How Can I Check the Current Stamp Duty Taxation Rates?

You can use the  HM Revenue and Customs (HMRC) Stamp Duty Land Tax calculator to work out how much tax you will pay.

16. Maintenance Costs

It should be obvious as an owner of a property that it makes you responsible for the cost of any repairs or building costs.

This will not fall upon the Tenants living in your rental property.

The Maintenance Costs will include the fixing of any issues relating to both the heating or water supply and the costs to repair or replace any existing appliances that break down through natural and normal usage.

It will probably amaze you the number of times these types of costs present themselves.

That said, it would be very wise to ensure that you have enough money within your long-term budget to deal with the problems.

17. Missed/ Late Rental Payments

Should you be in the position of owning a Buy To Let property for say 20 years or more, without a doubt it will not have Tenants the whole time.

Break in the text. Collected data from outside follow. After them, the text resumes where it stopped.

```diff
+template <int CPT, int MAXT>
+__global__ __launch_bounds__(MAXT) void k_leg_down(LegArgs A)
+{
+    constexpr bool LDSC = CPT == 4;
+    __shared__ double Z[LEG_MAX_CELLS], W[LEG_MAX_CELLS];
+    __shared__ double D[LDSC ? LEG_MAX_CELLS : 1], R[LDSC ? LEG_MAX_CELLS : 1];
+    const int tid = threadIdx.x, nth = blockDim.x;
+    const PatchDesc p = A.patches[0];
+    LegCells<CPT, LDSC> T;
+    T.setup(A, p, tid, nth, W, D, R);
+    double phv[CPT];
+#pragma unroll
+    for (int q = 0; q < CPT; ++q) {
+        const int idx = T.cell(q, tid, nth);
+        phv[q] = (T.act(q) && !A.corr_zero) ? A.corr[T.offset(p, idx)] : 0.0;
+        if (T.act(q)) {
+            Z[idx] = phv[q];
+            if constexpr (!LDSC) W[idx] = T.rJi[q];
+        }
+    }
+    __syncthreads();
+    T.sweeps(A.sweeps, Z, phv, tid, nth);
+#pragma unroll
+    for (int q = 0; q < CPT; ++q) if (T.act(q)) A.corr[T.offset(p, T.cell(q, tid, nth))] = phv[q];
+    if (!A.cpatches) return;
+    const double* RES = LDSC ? R : Z;
+    if constexpr (LDSC) {
+#pragma unroll
+        for (int q = 0; q < CPT; ++q) {
+            const int idx = T.cell(q, tid, nth);
+            if (T.act(q)) R[idx] = R[idx] - T.op_cell(q, Z, idx, phv[q]);
+            __builtin_amdgcn_sched_barrier(0);
+        }
+    } else {
+        double rv[CPT];
+#pragma unroll
+        for (int q = 0; q < CPT; ++q) {
+            const int idx = T.cell(q, tid, nth);
+            rv[q] = T.act(q) ? T.rhs(q, idx) - T.op_cell(q, Z, idx, phv[q]) : 0.0;
+        }
+        __syncthreads();
+#pragma unroll
+        for (int q = 0; q < CPT; ++q) if (T.act(q)) Z[T.cell(q, tid, nth)] = rv[q];
+    }
+    __syncthreads();
+    const PatchDesc cp = A.cpatches[0];
+    const int r0 = A.r[0], r1 = A.r[1], r2 = A.r[2];
+    const int ccells = cp.n[0] * cp.n[1] * cp.n[2];
+    for (int ci = tid; ci < ccells; ci += nth) {
+        const int li = ci % cp.n[0], r = ci / cp.n[0];
+        const int lj = r % cp.n[1], lk = r / cp.n[1];
+        double s = 0.0, sj = 0.0;
+        for (int ii2 = 0; ii2 < r2; ++ii2)
+            for (int ii1 = 0; ii1 < r1; ++ii1)
+                for (int ii0 = 0; ii0 < r0; ++ii0) {
+                    const int f = (li * r0 + ii0) + T.n0 * (lj * r1 + ii1) + T.n01 * (lk * r2 + ii2);
+                    const double ji = W[f];
+                    s = s + RES[f] / ji;
+                    sj = sj + 1.0 / ji;
+                }
+        A.cres[cidx(cp, li, lj, lk)] = s / sj;
+    }
+}
+
+template <int CPT, int MAXT>
+__global__ __launch_bounds__(MAXT) void k_leg_up(LegArgs A)
+{
+    constexpr bool LDSC = CPT == 4;
+    __shared__ double Z[LEG_MAX_CELLS], W[LEG_MAX_CELLS];
+    __shared__ double D[LDSC ? LEG_MAX_CELLS : 1], R[LDSC ? LEG_MAX_CELLS : 1];
+    __shared__ double S[2];
+    const int tid = threadIdx.x, nth = blockDim.x;
+    const PatchDesc p = A.patches[0];
+    const PatchDesc cp = A.cpatches[0];
+    const int cells = p.n[0] * p.n[1] * p.n[2];
+    double phv[CPT];
+#pragma unroll
+    for (int q = 0; q < CPT; ++q) {
+        const int idx = LegCells<CPT, LDSC>::cell(q, tid, nth);
+        const bool have = idx < cells;
+        const int ii = have ? idx : 0;
+        const int li = ii % p.n[0], r = ii / p.n[0];
+        const int lj = r % p.n[1], lk = r / p.n[1];
+        const long long cc = cidx(p, li, lj, lk);
+        phv[q] = have ? A.corr[cc] + A.ccorr[cidx(cp, li / A.r[0], lj / A.r[1], lk / A.r[2])] : 0.0;
+        if (A.zero_avg && have) {
+            const double y = A.dxProduct / A.jinv[cc];
+            W[idx] = y;
+            Z[idx] = y * phv[q];
+        }
+    }
+    if (A.zero_avg) {
+        __syncthreads();
+        auto chain = [&](const double* X) {
+            constexpr int B = 16;
+            double run = 0.0;
+            double xa[B], xb[B];
+            auto fetch = [&](double* x, int q0) {
+#pragma unroll
+                for (int j = 0; j < B; ++j) x[j] = X[q0 + j];
+            };
+            auto add = [&](const double* x) {
+#pragma unroll
+                for (int j = 0; j < B; ++j) run = run + x[j];
+            };
+            const int nb = cells / B;
+            int b = 0;
+            if (nb > 0) fetch(xa, 0);
+            for (; b + 2 <= nb; b += 2) {
+                fetch(xb, (b + 1) * B);
+                add(xa);
+                fetch(xa, (b + 2 < nb ? b + 2 : 0) * B);
+                add(xb);
+            }
+            if (b < nb) add(xa);
+            for (int q = nb * B; q < cells; ++q) run = run + X[q];
+            return run;
+        };
+        const int wave = tid >> 6, vwave = nth > 64 ? 1 : 0;
+        if (wave == 0) {
+            const double r = chain(Z);
+            if (tid == 0) S[0] = r;
+        }
+        if (wave == vwave) {
+            const double r = chain(W);
+            if ((tid & 63) == 0) S[1] = r;
+        }
+        __syncthreads();
+        const double avg = S[0] / S[1];
+#pragma unroll
+        for (int q = 0; q < CPT; ++q) phv[q] -= avg;
+    }
+    LegCells<CPT, LDSC> T;
+    T.setup(A, p, tid, nth, W, D, R);
+#pragma unroll
+    for (int q = 0; q < CPT; ++q) if (T.act(q)) Z[T.cell(q, tid, nth)] = phv[q];
+    __syncthreads();
+    T.sweeps(A.sweeps, Z, phv, tid, nth);
+#pragma unroll
+    for (int q = 0; q < CPT; ++q) if (T.act(q)) A.corr[T.offset(p, T.cell(q, tid, nth))] = phv[q];
+}
+
+void launch_level_leg(hipStream_t st, const LevelDev& L, int box_cells, bool up, LegArgs A)
+{
+    SOMAR_CHECK(L.npatches == 1 && box_cells >= 1 && box_cells <= LEG_MAX_CELLS, "level leg: level outside the kernel's limits");
+    SOMAR_CHECK(!up || (A.cpatches && A.ccorr), "level leg: the up leg needs the coarser depth");
+    A.patches = L.patches;
+    for (int d = 0; d < 3; ++d) A.jg[d] = L.jg[d];
+    A.jinv = L.jinv; A.lapd = L.lapdiag; A.P = L.P;
+    const int cpt = leg_plan::cells_per_thread(box_cells), nth = leg_plan::threads(box_cells);
+    if (up) {
+        if (cpt == 1) hipLaunchKernelGGL((k_leg_up<1, 512>), dim3(1), dim3(nth), 0, st, A);
+        else if (cpt == 2) hipLaunchKernelGGL((k_leg_up<2, 512>), dim3(1), dim3(nth), 0, st, A);
+        else hipLaunchKernelGGL((k_leg_up<4, 1024>), dim3(1), dim3(nth), 0, st, A);
+    } else {
+        if (cpt == 1) hipLaunchKernelGGL((k_leg_down<1, 512>), dim3(1), dim3(nth), 0, st, A);
+        else if (cpt == 2) hipLaunchKernelGGL((k_leg_down<2, 512>), dim3(1), dim3(nth), 0, st, A);
+        else hipLaunchKernelGGL((k_leg_down<4, 1024>), dim3(1), dim3(nth), 0, st, A);
+    }
+}
+
+}
diff --git a/somar_amd/csrc/solver.cpp b/somar_amd/csrc/solver.cpp
--- a/somar_amd/csrc/solver.cpp
+++ b/somar_amd/csrc/solver.cpp
@@ -1,3 +1,4 @@
+#include "leg_plan.h"
 #include "solver.h"
 
 #include <array>
@@ -326,6 +327,67 @@
     comm_->allreduce(d_scalars + SLOT_TMP, 1, 1, st_);
     const double maxNorm = std::fabs(fetch_scalar(SLOT_TMP));
     L.zeroAvg = maxNorm < 0.01 * (probe_eps > 0.0 ? probe_eps : prm.eps);
+    update_leg(d);
+}
+
+void PressureSolver::update_leg(int d)
+{
+    if (leg_.size() != lev.size()) leg_.assign(lev.size(), 0);
+    namespace lp = leg_plan;
+    auto facts = [&](int q) {
+        const Level& L = *lev[q];
+        lp::Depth F;
+        F.nboxes = (int)L.boxes.size();
+        for (int a = 0; a < 3; ++a) {
+            if (!L.boxes.empty()) { F.box.lo[a] = L.boxes[0].lo[a]; F.box.hi[a] = L.boxes[0].hi[a]; }
+            F.domain.lo[a] = L.domain.lo[a];
+            F.domain.hi[a] = L.domain.hi[a];
+            F.active[a] = L.active[a];
+            F.periodic[a] = L.periodic[a] ? 1 : 0;
+            for (int s = 0; s < 2; ++s)
+                if (!L.periodic[a] && L.bc_type[a][s] == BC_DIRI) ++F.diri_sides;
+        }
+        if (diri_) F.diri_sides = std::max(F.diri_sides, 1);
+        F.cf_cells = L.ncf;
+        F.peers = (int)L.plan.peers.size();
+        F.zero_avg = L.zeroAvg;
+        F.ordered = ordered(q);
+        return F;
+    };
+    lp::Solver S;
+    S.seven_point = !full_;
+    S.level_gsrb = prm.relaxMode == RELAX_LEVEL_GSRB;
+    S.ranks = comm_->size;
+    S.box_bottom = tune_.box_bottom != 0;
+    S.max_cells = LEG_MAX_CELLS;
+    const lp::Depth F = facts(d);
+    bool ok;
+    if (d + 1 < (int)lev.size()) {
+        const lp::Depth C = facts(d + 1);
+        ok = lp::leg_eligible(S, F, &C, lev[d]->mgCrseRefRatio);
+    } else {
+        ok = !coarse_ && lev[d]->domain.numPts() != 1 && lp::leg_eligible(S, F, nullptr, lev[d]->mgCrseRefRatio);
+    }
+    ok = ok && lev[d]->npatches() == 1 && lev[d]->field_elems <= 0x7fffffffll;
+    leg_[d] = ok ? 1 : 0;
+}
+
+void PressureSolver::run_leg(int d, bool up, double* corr, const double* res, int sweeps, bool corr_zero)
+{
+    Level& L = *lev[d];
+    const bool bottom = d + 1 >= (int)lev.size();
+    LegArgs A{};
+    A.cpatches = bottom ? nullptr : lev[d + 1]->dev.patches;
+    A.corr = corr;
+    A.res = res;
+    A.cres = (bottom || up) ? nullptr : f_res[d + 1].get();
+    A.ccorr = up ? f_corr[d + 1].get() : nullptr;
+    for (int a = 0; a < 3; ++a) A.r[a] = L.mgCrseRefRatio[a];
+    A.sweeps = unswept(d) ? 0 : sweeps;
+    A.corr_zero = corr_zero ? 1 : 0;
+    A.zero_avg = up && L.zeroAvg ? 1 : 0;
+    A.dxProduct = L.dxProduct;
+    launch_level_leg(st_, L.dev, (int)L.valid_cells_global, up, A);
 }
 
 void PressureSolver::finalize()
@@ -1481,12 +1543,20 @@
         relax(d, corr, res, 1, corr_zero);
         return;
     }
+    if (leg(d)) {
+        run_leg(d, false, corr, res, prm.num_smooth_bottom, corr_zero);
+        return;
+    }
     if (corr_zero && prm.num_smooth_bottom == 0) launch_set(st_, corr, lev[d]->field_elems, 0.0);
     relax(d, corr, res, prm.num_smooth_bottom, corr_zero && prm.num_smooth_bottom > 0);
 }
 
 void PressureSolver::cycle_down(int d, double* corr, const double* res, bool corr_zero)
 {
+    if (leg(d)) {
+        run_leg(d, false, corr, res, prm.num_smooth_down, corr_zero);
+        return;
+    }
     if (corr_zero && prm.num_smooth_down == 0) launch_set(st_, corr, lev[d]->field_elems, 0.0);
     relax(d, corr, res, prm.num_smooth_down, corr_zero && prm.num_smooth_down > 0);
     restrict_residual(d, f_res[d + 1], corr, res);
@@ -1494,6 +1564,10 @@
 
 void PressureSolver::cycle_up(int d, double* corr, const double* res)
 {
+    if (leg(d)) {
+        run_leg(d, true, corr, res, prm.num_smooth_up, false);
+        return;
+    }
     if (fold_prolong(d)) {
         fold_up(d, corr, res, f_corr[d + 1].get(), true);
         return;
diff --git a/somar_amd/csrc/solver.h b/somar_amd/csrc/solver.h
--- a/somar_amd/csrc/solver.h
+++ b/somar_amd/csrc/solver.h
@@ -448,6 +448,10 @@
     void refresh_diri_ops();
     int mini_depth_ = 0;
     int cycle_override_ = 0;
+    std::vector<char> leg_;
+    bool leg(int d) const { return d < (int)leg_.size() && leg_[d] != 0; }
+    void update_leg(int d);
+    void run_leg(int d, bool up, double* corr, const double* res, int sweeps, bool corr_zero);
     void cycle_down(int d, double* corr, const double* res, bool corr_zero);
     void cycle_up(int d, double* corr, const double* res);
     void cycle_bottom_relax(double* corr, const double* res, bool corr_zero);
diff --git a/somar_amd/csrc/solver_multi.cpp b/somar_amd/csrc/solver_multi.cpp
--- a/somar_amd/csrc/solver_multi.cpp
+++ b/somar_amd/csrc/solver_multi.cpp
@@ -143,6 +143,7 @@
     o.n_ops.swap(n_diri_ops_);
     o.h_ops0.swap(h_diri_ops0_);
     std::swap(o.cg, cg_);
+    for (int d = 0; d < (int)lev.size(); ++d) update_leg(d);
 }
 
 bool PressureSolver::probe_op(CompOp& o, int* depth)
```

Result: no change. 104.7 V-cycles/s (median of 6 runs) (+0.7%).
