# vfdev-5/interpolate-antialiasing

Measured on AMD Instinct MI355X. Metric: Mpix/s (input pixels) antialiased bilinear 438x906->196x320, uint8 channels_last, PIL-exact, higher is better.
Workload: dtype u8; 1 GPU; uint8 channels_last [1024,3,438,906]->[196,320] bilinear antialias per GPU (BASELINE configs[1] batched), Pillow-exact integer arithmetic; batch_per_gpu=1024, global_batch=1024, variant=fused_u8_nhwc_pil_v3, parallelism=batch-shard x1, lib=interpolate_antialiasing_amd/csrc/libaa_interp.so

## Files before the change

interpolate_antialiasing_amd/csrc/aa_fused_u8_v3_impl.h:

```cpp

#pragma once
#include <math.h>
#include <stdio.h>
#include <stdlib.h>

#include <type_traits>

#include "aa_alpha.h"
#include "aa_plan.h"

#ifndef AA_V3_ABL
#define AA_V3_ABL 0
#endif

#ifndef AA_V3_AUX
#define AA_V3_AUX 0
#endif

#ifndef AA_V3_PRIO
#define AA_V3_PRIO 0
#endif
#ifndef AA_V3_DMA_EARLY
#define AA_V3_DMA_EARLY 0
#endif

#ifndef AA_V3_BURST
#define AA_V3_BURST 1
#endif

#ifndef AA_V3_F32OUT_AUX
#define AA_V3_F32OUT_AUX 0
#endif

#ifndef AA_V3_FLT_FAST
#define AA_V3_FLT_FAST 0
#endif

#ifndef AA_V3_UNALIGNED
#define AA_V3_UNALIGNED 0
#endif

struct FusedU8V3Params {
  int H, W, oH, oW;
  int ksize_w, ksize_h;
  int ybands, nstrips;
  int strips_per_block;
  int strip_w;
  int nseg;
  int seg_bytes;
  int sc_off;
  int gather_off;
  int in_mis;
  unsigned long long img_in_bytes, img_out_bytes, total_in_bytes, total_out_bytes;
  long long n_images;
  int spb_forced;
  int outm, normalize, cin;
  float mean[4], std[4];
  unsigned row_pitch;
  int fast;
  int byte_store;
  unsigned long long plane_in_bytes, plane_out_bytes;
  long long pl_planes;
  int out16, pair_store;
};

namespace {

typedef __attribute__((address_space(3))) void lds_void;

#ifndef AA_V3_STORE_AUX
#define AA_V3_STORE_AUX 2
#endif
constexpr int kStoreAuxInterleaved = AA_V3_STORE_AUX;



__device__ inline unsigned pack4_clip8(int a0, int a1, int a2, int a3) {
  unsigned d;
  asm("v_ashr_pk_u8_i32 %0, %1, %2, 22\n\tv_ashr_pk_u8_i32 %0, %3, %4, 22 op_sel:[0,0,0,1]"
      : "=&v"(d)
      : "v"(a0), "v"(a1), "v"(a2), "v"(a3));
  return d;
}

__device__ inline unsigned pack2_bf16(float lo, float hi) {
  unsigned d;
  asm("v_cvt_pk_bf16_f32 %0, %1, %2" : "=v"(d) : "v"(lo), "v"(hi));
  return d;
}
__device__ inline unsigned pack2_f16(float lo, float hi) {
  typedef _Float16 half2_t __attribute__((ext_vector_type(2)));
  const half2_t t = {(_Float16)lo, (_Float16)hi};
  return __builtin_bit_cast(unsigned, t);
}

__device__ inline float right_neighbour(float x) {
  return __int_as_float(__builtin_amdgcn_update_dpp(__float_as_int(x), __float_as_int(x), 0xF5 , 0xF, 0xF, false));
}

__device__ inline int clip8_int(int acc) {
  acc >>= 22;
  return acc < 0 ? 0 : (acc > 255 ? 255 : acc);
}

__device__ inline void wait_vmcnt(int n) {
  if (n >= 12) { asm volatile("s_waitcnt vmcnt(12)" ::: "memory"); return; }
  if (n >= 8) { asm volatile("s_waitcnt vmcnt(8)" ::: "memory"); return; }
  if (n >= 6) { asm volatile("s_waitcnt vmcnt(6)" ::: "memory"); return; }
  if (n >= 4) { asm volatile("s_waitcnt vmcnt(4)" ::: "memory"); return; }
  if (n >= 3) { asm volatile("s_waitcnt vmcnt(3)" ::: "memory"); return; }
  if (n >= 2) { asm volatile("s_waitcnt vmcnt(2)" ::: "memory"); return; }
  if (n >= 1) { asm volatile("s_waitcnt vmcnt(1)" ::: "memory"); return; }
  asm volatile("s_waitcnt vmcnt(0)" ::: "memory");
}
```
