@@ -166,38 +174,26 @@
         const uint32_t sl = 63u - (uint32_t)__builtin_clzll(st_le);
         nul_before = (zl & below & ~((1ull << sl) - 1ull)) != 0ull;
     }
-    const uint32_t m0 = zero_byte_mask(w[0]), m1 = zero_byte_mask(w[1]), m2 = zero_byte_mask(w[2]), m3 = zero_byte_mask(w[3]);
-    uint32_t zi = 16u;
-    if (m3) zi = 12u + ((uint32_t)__builtin_ctz(m3) >> 3);
-    if (m2) zi = 8u + ((uint32_t)__builtin_ctz(m2) >> 3);
-    if (m1) zi = 4u + ((uint32_t)__builtin_ctz(m1) >> 3);
-    if (m0) zi = (uint32_t)__builtin_ctz(m0) >> 3;
-    return nul_before ? -1 : min(maxi, (int32_t)zi - 1);
-}
-
+    return nul_before ? -1 : own_nul_limit(maxi, w, 16u);
+}
+
+typedef uint16_t u16x2 __attribute__((ext_vector_type(2)));
+__device__ __forceinline__ u16x2 as_u16x2(uint32_t x) { return __builtin_bit_cast(u16x2, x); }
 __device__ __forceinline__ uint32_t pk_min_u16(uint32_t a, uint32_t b)
 {
-    uint32_t r;
-    asm("v_pk_min_u16 %0, %1, %2" : "=v"(r) : "v"(a), "v"(b));
-    return r;
+    return __builtin_bit_cast(uint32_t, __builtin_elementwise_min(as_u16x2(a), as_u16x2(b)));
 }
 __device__ __forceinline__ uint32_t pk_max_u16(uint32_t a, uint32_t b)
 {
-    uint32_t r;
-    asm("v_pk_max_u16 %0, %1, %2" : "=v"(r) : "v"(a), "v"(b));
-    return r;
+    return __builtin_bit_cast(uint32_t, __builtin_elementwise_max(as_u16x2(a), as_u16x2(b)));
 }
 __device__ __forceinline__ uint32_t pk_add_u16(uint32_t a, uint32_t b)
 {
-    uint32_t r;
-    asm("v_pk_add_u16 %0, %1, %2" : "=v"(r) : "v"(a), "v"(b));
-    return r;
+    return __builtin_bit_cast(uint32_t, (u16x2)(as_u16x2(a) + as_u16x2(b)));
 }
 __device__ __forceinline__ uint32_t pk_rsub_sat_u16(uint32_t k, uint32_t b)
 {
-    uint32_t r;
-    asm("v_pk_sub_u16 %0, %1, %2 clamp" : "=v"(r) : "s"(k), "v"(b));
-    return r;
+    return __builtin_bit_cast(uint32_t, __builtin_elementwise_sub_sat(as_u16x2(k), as_u16x2(b)));
 }
 __device__ __forceinline__ uint32_t zero_half_mask(uint32_t x) { return (x - 0x00010001u) & ~x & 0x80008000u; }
 
@@ -243,80 +239,88 @@
     return found;
 }
 
-template <int ND, bool EMIT>
-__device__ __forceinline__ void confirm_block0(uint64_t (&S)[4], const uint32_t (&t)[4], const uint32_t (&c)[8], bool barred, uint32_t nv2, uint32_t p0,
-                                               const PatConst &pc, bool more, uint32_t &cnt, uint64_t pkt, const Emitter &em, bool (&on)[4])
+template <bool EMIT>
+__device__ __forceinline__ void tally_groups(const uint64_t (&S)[4], const uint64_t (&ob)[4], bool dense, bool barred, uint32_t nv2, uint32_t p0,
+                                             uint32_t &cnt, uint64_t pkt, const Emitter &em)
 {
     uint32_t found = 0u;
-#pragma unroll
-    for (int q = 0; q < 4; ++q) {
-        on[q] = ballot64(halves_product(t[q]) == 0u) != 0ull;
-        if (!on[q]) continue;
-        asm volatile("" ::: "memory");
-        if (ND > 1) {
+    if (EMIT) {
+#pragma unroll
+        for (int q = 0; q < 4; ++q) {
+            if (ob[q] == 0ull) continue;
+            asm volatile("" ::: "memory");
+            found = tally_group<EMIT>(q, S[q], barred, nv2, found, p0, cnt, pkt, em);
+        }
+        return;
+    }
+#define KMP_TALLY(DENSE_, BARRED_) do { \
+        asm volatile("" ::: "memory"); \
+        _Pragma("unroll") for (int q = 0; q < 4; ++q) { \
+            if (!(DENSE_)) { if (ob[q] == 0ull) continue; asm volatile("" ::: "memory"); } \
+            found = tally_group<EMIT>(q, S[q], BARRED_, nv2, found, p0, cnt, pkt, em); \
+        } \
+    } while (0)
+    if (dense) { if (barred) KMP_TALLY(true, true); else KMP_TALLY(true, false); }
+    else if (barred) KMP_TALLY(false, true);
+    else KMP_TALLY(false, false);
+#undef KMP_TALLY
+    cnt += (found & 0xFFFFu) + (found >> 16);
+}
+
+template <bool EMIT>
+__device__ __forceinline__ void confirm_sad(uint64_t (&S)[4], const uint32_t (&t)[4], const uint32_t (&w)[5], uint4 v, u32x4 bn, uint64_t cl, int32_t maxi,
+                                            uint32_t p0, const PatConst &pc, const kmp_pattern_dev *gp, uint32_t &cnt, uint64_t pkt,
+                                            const Emitter &em)
+{
+    const uint32_t m = pc.m;
+    const bool barred = (ballot64(maxi < 15) & cl) != 0ull;
+    uint32_t nv2 = 0u;
+    if (barred) {
+        if ((ballot64(maxi >= 0) & cl) == 0ull) return;
+        const uint32_t nv = (uint32_t)min(max(maxi + 1, 0), 16);
+        nv2 = nv | (nv << 16);
+    }
+    uint64_t ob[4];
+    uint32_t hp[4];
+#pragma unroll
+    for (int q = 0; q < 4; ++q) { hp[q] = halves_product(t[q]); ob[q] = ballot64(hp[q] == 0u); }
+    const bool dense = !EMIT && ballot64((hp[0] | hp[1] | hp[2] | hp[3]) == 0u) != 0ull;
+    if (m > 4u) {
+        uint32_t c[8] = {w[0], w[1], w[2], w[3], w[4], wave_shl1(v.y, sgpr(bn.y)), wave_shl1(v.z, sgpr(bn.z)), wave_shl1(v.w, sgpr(bn.w))};
+#pragma unroll
+        for (int q = 0; q < 4; ++q) {
+            if (ob[q] == 0ull) continue;
+            asm volatile("" ::: "memory");
             S[q] = mqsad(c[q + 1], c[q + 2], pc.p[1], S[q]);
             S[q] = mqsad(c[q + 2], c[q + 3], pc.p[2], S[q]);
             S[q] = mqsad(c[q + 3], c[q + 4], pc.p[3], S[q]);
         }
-        if (more) continue;
-        found = tally_group<EMIT>(q, S[q], barred, nv2, found, p0, cnt, pkt, em);
-    }
-    if (!EMIT) cnt += (found & 0xFFFFu) + (found >> 16);
-}
-
-template <bool EMIT>
-__device__ __forceinline__ void confirm_sad(uint64_t (&S)[4], const uint32_t (&t)[4], const uint32_t (&w)[5], uint4 v, u32x4 bn, uint32_t fz, int32_t maxi,
-                                            uint32_t p0, const PatConst &pc, const kmp_pattern_dev *gp, uint32_t &cnt, uint64_t pkt,
-                                            const Emitter &em)
-{
-    const uint32_t m = pc.m;
-    const bool barred = ballot64(maxi < 15 && fz != 0u) != 0ull;
-    uint32_t nv2 = 0u;
-    if (barred) {
-        if (ballot64(maxi >= 0) == 0ull) return;
-        const uint32_t nv = (uint32_t)min(max(maxi + 1, 0), 16);
-        nv2 = nv | (nv << 16);
-    }
-    uint32_t c[8] = {w[0], w[1], w[2], w[3], w[4], 0u, 0u, 0u};
-    bool on[4];
-    if (m <= 4u) { confirm_block0<1, EMIT>(S, t, c, barred, nv2, p0, pc, false, cnt, pkt, em, on); return; }
-    c[5] = wave_shl1(v.y, sgpr(bn.y)); c[6] = wave_shl1(v.z, sgpr(bn.z)); c[7] = wave_shl1(v.w, sgpr(bn.w));
-    const bool more = m > 16u;
-    confirm_block0<4, EMIT>(S, t, c, barred, nv2, p0, pc, more, cnt, pkt, em, on);
-    if (!more) return;
-
-    for (uint32_t k = 1u; 16u * k < m; ++k) {
-        uint32_t mn = 0xFFFFFFFFu;
-#pragma unroll
-        for (int q = 0; q < 4; ++q)
-            if (on[q]) mn = pk_min_u16(mn, pk_min_u16((uint32_t)S[q], (uint32_t)(S[q] >> 32)));
-        if (ballot64(halves_product(mn) == 0u) == 0ull) return;
-        const uint4 pk = reinterpret_cast<const uint4 *>(gp->pat)[k];
-        const uint32_t left = m - 16u * k;
-#pragma unroll
-        for (int j = 0; j < 4; ++j) c[j] = c[j + 4];
-        c[4] = wave_shl1(c[4], (uint32_t)__builtin_amdgcn_readlane((int)bn.x, (int)k));
-        c[5] = wave_shl1(c[5], (uint32_t)__builtin_amdgcn_readlane((int)bn.y, (int)k));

That means the money will come from your own pocket and it is something to remember.

Also, the same applies if you do have Tenants, but for whatever reason, they miss the Rent payment.

Obviously, again it will need to be covered and it will normally be the Landlord who does this.

A missed mortgage payment or more over a period of time could well result in the repossession of your property.

So please be aware and try and have funds put aside to counter this.